### Task instructions
Within the material below, locate the line with "ftab, int xcd)" and the line with "const int g", then return those two lines and all lines between them, exactly as written.

*** Block opens ***

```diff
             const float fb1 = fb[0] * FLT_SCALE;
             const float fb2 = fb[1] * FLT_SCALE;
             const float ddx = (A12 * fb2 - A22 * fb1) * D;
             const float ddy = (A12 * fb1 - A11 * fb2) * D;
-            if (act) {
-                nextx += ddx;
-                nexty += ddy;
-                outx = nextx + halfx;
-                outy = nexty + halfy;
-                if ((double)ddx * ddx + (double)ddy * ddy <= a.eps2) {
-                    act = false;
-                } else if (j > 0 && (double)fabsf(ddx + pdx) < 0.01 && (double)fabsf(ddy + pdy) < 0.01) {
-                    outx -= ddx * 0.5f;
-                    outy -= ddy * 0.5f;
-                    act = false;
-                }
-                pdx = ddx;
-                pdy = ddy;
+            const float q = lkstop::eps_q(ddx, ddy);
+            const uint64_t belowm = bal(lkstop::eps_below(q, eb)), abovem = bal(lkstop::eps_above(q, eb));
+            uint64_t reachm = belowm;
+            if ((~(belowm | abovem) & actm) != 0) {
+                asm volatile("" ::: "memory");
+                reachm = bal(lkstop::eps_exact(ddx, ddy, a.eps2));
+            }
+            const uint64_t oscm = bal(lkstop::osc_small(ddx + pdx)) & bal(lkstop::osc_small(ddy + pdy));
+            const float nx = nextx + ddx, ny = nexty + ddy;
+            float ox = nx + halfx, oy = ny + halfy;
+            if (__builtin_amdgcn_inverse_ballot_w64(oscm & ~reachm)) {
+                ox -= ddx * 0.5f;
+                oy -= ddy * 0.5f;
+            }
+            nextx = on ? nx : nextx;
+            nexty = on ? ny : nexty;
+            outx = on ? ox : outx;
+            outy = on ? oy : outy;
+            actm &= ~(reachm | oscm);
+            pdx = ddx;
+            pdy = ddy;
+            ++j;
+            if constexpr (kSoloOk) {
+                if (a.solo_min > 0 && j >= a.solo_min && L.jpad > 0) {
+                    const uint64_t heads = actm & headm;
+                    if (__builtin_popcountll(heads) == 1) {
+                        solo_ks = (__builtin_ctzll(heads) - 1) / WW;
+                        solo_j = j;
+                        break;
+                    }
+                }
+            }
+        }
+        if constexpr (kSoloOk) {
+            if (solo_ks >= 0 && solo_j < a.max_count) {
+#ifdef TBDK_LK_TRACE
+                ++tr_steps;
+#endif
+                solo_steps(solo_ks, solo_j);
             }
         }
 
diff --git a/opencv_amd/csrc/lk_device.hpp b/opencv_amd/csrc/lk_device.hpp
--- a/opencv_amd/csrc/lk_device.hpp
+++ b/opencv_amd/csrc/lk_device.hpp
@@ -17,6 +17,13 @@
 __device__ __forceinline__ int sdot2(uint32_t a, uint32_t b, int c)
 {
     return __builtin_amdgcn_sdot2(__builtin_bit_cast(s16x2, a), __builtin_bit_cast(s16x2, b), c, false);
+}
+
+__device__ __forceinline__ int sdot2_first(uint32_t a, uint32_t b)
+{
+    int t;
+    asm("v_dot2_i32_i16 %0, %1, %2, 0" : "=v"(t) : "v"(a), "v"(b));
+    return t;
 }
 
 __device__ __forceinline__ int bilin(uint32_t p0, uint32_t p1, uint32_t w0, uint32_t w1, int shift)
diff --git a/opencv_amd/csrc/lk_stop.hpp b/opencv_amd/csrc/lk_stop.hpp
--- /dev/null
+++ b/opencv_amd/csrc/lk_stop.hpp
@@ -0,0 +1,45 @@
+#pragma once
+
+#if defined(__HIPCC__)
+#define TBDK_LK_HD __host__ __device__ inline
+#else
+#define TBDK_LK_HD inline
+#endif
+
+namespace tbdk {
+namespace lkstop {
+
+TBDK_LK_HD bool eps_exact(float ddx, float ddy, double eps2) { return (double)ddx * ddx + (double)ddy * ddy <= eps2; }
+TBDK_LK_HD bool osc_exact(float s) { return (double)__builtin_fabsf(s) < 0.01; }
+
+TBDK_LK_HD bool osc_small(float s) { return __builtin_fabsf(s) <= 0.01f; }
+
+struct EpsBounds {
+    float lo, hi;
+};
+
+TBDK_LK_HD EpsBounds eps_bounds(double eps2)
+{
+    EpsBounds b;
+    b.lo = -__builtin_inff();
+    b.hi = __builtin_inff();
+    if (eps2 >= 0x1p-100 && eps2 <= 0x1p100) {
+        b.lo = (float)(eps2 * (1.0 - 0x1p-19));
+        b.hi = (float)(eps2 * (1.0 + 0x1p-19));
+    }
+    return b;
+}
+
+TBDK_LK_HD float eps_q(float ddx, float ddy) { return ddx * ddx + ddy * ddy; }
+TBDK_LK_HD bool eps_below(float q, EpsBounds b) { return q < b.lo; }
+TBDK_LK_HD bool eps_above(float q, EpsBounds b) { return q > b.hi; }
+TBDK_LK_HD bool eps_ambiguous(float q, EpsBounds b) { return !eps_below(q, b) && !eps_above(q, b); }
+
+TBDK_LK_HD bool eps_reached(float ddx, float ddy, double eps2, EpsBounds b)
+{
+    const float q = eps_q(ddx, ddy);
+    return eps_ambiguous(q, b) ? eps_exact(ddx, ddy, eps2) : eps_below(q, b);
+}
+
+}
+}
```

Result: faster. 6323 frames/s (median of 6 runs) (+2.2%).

*** Block closes ***
*** Block opens ***

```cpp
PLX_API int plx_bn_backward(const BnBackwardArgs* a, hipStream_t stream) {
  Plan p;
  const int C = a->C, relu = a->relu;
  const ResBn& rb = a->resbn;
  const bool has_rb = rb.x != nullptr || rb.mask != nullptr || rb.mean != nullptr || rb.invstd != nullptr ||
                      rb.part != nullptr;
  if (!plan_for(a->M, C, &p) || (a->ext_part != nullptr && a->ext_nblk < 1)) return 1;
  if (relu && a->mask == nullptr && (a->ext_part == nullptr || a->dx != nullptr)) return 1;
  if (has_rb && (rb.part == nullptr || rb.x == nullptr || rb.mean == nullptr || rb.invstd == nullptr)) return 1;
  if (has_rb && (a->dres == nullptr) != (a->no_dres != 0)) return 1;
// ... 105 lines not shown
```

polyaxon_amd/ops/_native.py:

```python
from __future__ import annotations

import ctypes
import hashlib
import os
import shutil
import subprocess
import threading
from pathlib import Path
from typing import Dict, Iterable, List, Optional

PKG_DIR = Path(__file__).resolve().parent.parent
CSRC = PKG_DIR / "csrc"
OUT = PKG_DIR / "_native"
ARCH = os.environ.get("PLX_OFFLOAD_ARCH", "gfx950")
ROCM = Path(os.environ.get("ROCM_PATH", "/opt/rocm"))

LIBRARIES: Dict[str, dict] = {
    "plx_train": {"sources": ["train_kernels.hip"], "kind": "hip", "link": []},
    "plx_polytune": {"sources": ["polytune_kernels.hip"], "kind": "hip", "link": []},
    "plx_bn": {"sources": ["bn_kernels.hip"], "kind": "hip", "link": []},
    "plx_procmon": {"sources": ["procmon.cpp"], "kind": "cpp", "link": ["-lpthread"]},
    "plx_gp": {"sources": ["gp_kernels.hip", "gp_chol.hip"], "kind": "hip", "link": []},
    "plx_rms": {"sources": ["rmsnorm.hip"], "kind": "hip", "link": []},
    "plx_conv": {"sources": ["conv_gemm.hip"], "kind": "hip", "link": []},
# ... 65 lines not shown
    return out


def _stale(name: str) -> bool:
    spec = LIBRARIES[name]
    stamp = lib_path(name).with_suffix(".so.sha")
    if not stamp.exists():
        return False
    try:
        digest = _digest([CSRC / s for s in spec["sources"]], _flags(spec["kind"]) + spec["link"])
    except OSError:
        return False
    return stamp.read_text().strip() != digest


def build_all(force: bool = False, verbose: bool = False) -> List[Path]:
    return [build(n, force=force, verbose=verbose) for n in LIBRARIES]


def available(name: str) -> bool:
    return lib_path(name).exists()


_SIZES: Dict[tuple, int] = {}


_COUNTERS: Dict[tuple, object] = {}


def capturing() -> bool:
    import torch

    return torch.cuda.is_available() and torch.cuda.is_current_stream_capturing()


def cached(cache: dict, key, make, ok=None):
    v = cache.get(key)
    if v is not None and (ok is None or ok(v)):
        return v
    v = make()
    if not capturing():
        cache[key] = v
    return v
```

*** Block closes ***
*** Block opens ***

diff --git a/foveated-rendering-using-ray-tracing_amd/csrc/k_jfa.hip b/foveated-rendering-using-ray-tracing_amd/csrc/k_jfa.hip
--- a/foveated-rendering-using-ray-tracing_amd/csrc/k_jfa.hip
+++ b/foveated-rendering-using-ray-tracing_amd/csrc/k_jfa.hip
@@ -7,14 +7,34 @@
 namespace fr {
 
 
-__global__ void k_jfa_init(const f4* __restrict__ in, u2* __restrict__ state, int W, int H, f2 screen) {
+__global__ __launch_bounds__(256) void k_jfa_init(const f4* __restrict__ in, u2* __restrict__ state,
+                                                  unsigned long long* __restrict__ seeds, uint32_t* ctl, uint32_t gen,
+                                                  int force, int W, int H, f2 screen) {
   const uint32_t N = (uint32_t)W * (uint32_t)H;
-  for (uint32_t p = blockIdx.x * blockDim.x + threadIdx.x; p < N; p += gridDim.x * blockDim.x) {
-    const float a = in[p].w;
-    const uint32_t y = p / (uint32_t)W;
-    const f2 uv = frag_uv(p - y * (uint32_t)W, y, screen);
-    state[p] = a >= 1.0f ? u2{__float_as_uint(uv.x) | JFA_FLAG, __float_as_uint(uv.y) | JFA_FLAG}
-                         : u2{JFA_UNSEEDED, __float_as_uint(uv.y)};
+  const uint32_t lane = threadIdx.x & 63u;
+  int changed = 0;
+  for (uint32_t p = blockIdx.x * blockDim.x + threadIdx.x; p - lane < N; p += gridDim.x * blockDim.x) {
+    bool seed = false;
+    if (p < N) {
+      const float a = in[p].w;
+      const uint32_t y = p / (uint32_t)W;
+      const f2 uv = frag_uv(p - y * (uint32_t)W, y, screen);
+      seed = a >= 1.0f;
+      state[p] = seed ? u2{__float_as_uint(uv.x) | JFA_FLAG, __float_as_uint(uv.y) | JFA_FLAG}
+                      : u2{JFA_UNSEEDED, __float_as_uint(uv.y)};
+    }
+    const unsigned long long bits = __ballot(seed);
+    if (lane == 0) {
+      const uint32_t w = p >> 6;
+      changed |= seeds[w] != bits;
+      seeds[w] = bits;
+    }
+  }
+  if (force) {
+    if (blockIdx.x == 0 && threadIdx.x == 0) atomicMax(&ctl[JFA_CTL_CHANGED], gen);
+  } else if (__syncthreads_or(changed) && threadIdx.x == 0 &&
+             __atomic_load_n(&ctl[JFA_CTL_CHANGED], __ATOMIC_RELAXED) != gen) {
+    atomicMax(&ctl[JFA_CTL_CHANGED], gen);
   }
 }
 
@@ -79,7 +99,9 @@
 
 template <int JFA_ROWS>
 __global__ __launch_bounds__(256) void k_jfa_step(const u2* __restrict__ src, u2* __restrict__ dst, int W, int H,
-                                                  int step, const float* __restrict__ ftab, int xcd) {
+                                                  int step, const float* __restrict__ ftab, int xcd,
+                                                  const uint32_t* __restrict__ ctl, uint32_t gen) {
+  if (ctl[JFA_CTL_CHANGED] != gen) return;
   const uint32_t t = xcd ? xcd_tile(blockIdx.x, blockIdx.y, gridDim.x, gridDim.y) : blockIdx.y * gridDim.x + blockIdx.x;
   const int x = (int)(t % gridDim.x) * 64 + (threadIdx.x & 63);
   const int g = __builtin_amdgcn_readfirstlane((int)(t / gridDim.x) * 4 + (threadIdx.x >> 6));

*** Block closes ***

### Output for this exercise
-                                                  int step, const float* __restrict__ ftab, int xcd) {
+                                                  int step, const float* __restrict__ ftab, int xcd,
+                                                  const uint32_t* __restrict__ ctl, uint32_t gen) {
+  if (ctl[JFA_CTL_CHANGED] != gen) return;
   const uint32_t t = xcd ? xcd_tile(blockIdx.x, blockIdx.y, gridDim.x, gridDim.y) : blockIdx.y * gridDim.x + blockIdx.x;
   const int x = (int)(t % gridDim.x) * 64 + (threadIdx.x & 63);
   const int g = __builtin_amdgcn_readfirstlane((int)(t / gridDim.x) * 4 + (threadIdx.x >> 6));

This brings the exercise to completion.